When you reach the line containing "acc[1][t], 0, 0, 0);" in the data below, begin returning lines exactly as written, and stop once the line containing "if (full & (1u" has been returned.

■ **RECORDS FOR THE TASK**:

....

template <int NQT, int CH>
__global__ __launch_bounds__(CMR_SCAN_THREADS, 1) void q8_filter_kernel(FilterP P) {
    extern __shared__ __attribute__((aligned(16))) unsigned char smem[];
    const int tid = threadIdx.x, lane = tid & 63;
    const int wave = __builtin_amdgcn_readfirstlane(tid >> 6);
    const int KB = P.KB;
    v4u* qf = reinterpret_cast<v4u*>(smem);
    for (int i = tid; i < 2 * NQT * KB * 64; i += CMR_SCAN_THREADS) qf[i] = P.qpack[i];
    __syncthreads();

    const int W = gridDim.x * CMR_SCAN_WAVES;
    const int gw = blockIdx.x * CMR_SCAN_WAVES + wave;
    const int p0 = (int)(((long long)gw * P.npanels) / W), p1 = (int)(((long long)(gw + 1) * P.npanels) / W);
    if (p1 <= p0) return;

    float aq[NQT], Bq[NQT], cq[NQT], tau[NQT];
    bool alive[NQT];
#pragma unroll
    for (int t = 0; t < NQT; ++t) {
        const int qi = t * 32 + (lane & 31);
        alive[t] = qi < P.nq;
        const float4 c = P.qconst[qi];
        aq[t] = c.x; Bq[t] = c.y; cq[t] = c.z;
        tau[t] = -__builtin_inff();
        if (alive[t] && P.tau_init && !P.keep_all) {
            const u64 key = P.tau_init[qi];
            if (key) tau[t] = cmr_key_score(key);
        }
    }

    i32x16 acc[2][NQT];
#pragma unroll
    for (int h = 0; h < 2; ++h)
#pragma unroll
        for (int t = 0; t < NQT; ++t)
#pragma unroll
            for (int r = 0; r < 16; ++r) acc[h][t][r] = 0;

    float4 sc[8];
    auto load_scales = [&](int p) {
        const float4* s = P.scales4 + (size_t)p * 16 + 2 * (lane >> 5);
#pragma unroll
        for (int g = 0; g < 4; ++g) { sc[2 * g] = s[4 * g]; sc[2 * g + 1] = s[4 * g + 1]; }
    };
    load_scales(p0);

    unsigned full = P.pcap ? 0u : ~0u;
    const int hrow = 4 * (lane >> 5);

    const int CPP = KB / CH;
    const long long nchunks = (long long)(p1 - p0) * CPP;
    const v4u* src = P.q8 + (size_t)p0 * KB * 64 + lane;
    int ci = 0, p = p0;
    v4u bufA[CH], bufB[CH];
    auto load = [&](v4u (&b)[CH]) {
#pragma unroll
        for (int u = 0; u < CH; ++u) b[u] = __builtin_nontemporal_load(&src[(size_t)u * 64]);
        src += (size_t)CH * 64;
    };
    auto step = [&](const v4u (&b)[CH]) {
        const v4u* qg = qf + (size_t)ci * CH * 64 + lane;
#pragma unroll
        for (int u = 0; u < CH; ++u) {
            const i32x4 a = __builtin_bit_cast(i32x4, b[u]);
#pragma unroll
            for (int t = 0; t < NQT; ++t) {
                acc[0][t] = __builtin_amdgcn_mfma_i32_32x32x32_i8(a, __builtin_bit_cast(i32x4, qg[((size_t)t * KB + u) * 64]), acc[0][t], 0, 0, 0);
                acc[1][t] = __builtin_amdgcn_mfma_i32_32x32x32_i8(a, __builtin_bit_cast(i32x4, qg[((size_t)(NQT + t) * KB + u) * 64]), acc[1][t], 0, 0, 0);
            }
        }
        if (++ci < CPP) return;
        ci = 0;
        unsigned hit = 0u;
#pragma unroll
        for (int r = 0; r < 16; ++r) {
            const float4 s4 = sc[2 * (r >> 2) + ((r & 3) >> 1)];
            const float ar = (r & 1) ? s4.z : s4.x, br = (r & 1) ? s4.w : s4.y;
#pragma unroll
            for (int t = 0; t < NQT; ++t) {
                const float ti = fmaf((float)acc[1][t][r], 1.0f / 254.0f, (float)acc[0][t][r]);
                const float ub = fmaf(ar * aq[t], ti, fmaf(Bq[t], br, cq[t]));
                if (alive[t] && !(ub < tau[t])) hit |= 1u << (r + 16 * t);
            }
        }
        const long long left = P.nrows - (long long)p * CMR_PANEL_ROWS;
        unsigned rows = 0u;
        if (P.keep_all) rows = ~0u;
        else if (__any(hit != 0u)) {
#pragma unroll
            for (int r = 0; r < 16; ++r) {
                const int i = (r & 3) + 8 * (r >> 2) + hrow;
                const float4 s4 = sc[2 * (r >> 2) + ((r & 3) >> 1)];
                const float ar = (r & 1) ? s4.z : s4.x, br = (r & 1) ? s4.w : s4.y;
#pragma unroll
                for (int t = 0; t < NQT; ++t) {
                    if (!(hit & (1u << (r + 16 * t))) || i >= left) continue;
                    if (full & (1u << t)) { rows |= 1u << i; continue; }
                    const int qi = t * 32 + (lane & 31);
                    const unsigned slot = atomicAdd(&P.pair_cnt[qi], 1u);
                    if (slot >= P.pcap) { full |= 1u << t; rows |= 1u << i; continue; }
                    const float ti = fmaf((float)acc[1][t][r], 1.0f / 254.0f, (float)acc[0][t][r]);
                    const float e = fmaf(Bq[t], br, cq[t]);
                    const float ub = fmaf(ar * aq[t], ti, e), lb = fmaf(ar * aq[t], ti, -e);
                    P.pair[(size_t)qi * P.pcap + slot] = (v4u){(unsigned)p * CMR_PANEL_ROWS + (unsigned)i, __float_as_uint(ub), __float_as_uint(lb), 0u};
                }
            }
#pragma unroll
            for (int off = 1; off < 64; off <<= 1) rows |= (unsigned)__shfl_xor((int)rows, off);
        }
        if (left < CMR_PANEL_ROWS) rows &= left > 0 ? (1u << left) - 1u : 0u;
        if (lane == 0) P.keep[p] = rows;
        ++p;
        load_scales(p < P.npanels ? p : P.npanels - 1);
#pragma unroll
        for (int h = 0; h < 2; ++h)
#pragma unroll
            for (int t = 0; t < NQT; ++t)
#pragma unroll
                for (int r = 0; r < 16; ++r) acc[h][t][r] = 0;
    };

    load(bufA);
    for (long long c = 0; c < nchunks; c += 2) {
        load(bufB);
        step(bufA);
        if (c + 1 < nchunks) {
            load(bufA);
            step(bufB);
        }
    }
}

....

■ **RESPONSE AREA**:
                acc[1][t] = __builtin_amdgcn_mfma_i32_32x32x32_i8(a, __builtin_bit_cast(i32x4, qg[((size_t)(NQT + t) * KB + u) * 64]), acc[1][t], 0, 0, 0);
            }
        }
        if (++ci < CPP) return;
        ci = 0;
        unsigned hit = 0u;
#pragma unroll
        for (int r = 0; r < 16; ++r) {
            const float4 s4 = sc[2 * (r >> 2) + ((r & 3) >> 1)];
            const float ar = (r & 1) ? s4.z : s4.x, br = (r & 1) ? s4.w : s4.y;
#pragma unroll
            for (int t = 0; t < NQT; ++t) {
                const float ti = fmaf((float)acc[1][t][r], 1.0f / 254.0f, (float)acc[0][t][r]);
                const float ub = fmaf(ar * aq[t], ti, fmaf(Bq[t], br, cq[t]));
                if (alive[t] && !(ub < tau[t])) hit |= 1u << (r + 16 * t);
            }
        }
        const long long left = P.nrows - (long long)p * CMR_PANEL_ROWS;
        unsigned rows = 0u;
        if (P.keep_all) rows = ~0u;
        else if (__any(hit != 0u)) {
#pragma unroll
            for (int r = 0; r < 16; ++r) {
                const int i = (r & 3) + 8 * (r >> 2) + hrow;
                const float4 s4 = sc[2 * (r >> 2) + ((r & 3) >> 1)];
                const float ar = (r & 1) ? s4.z : s4.x, br = (r & 1) ? s4.w : s4.y;
#pragma unroll
                for (int t = 0; t < NQT; ++t) {
                    if (!(hit & (1u << (r + 16 * t))) || i >= left) continue;
                    if (full & (1u << t)) { rows |= 1u << i; continue; }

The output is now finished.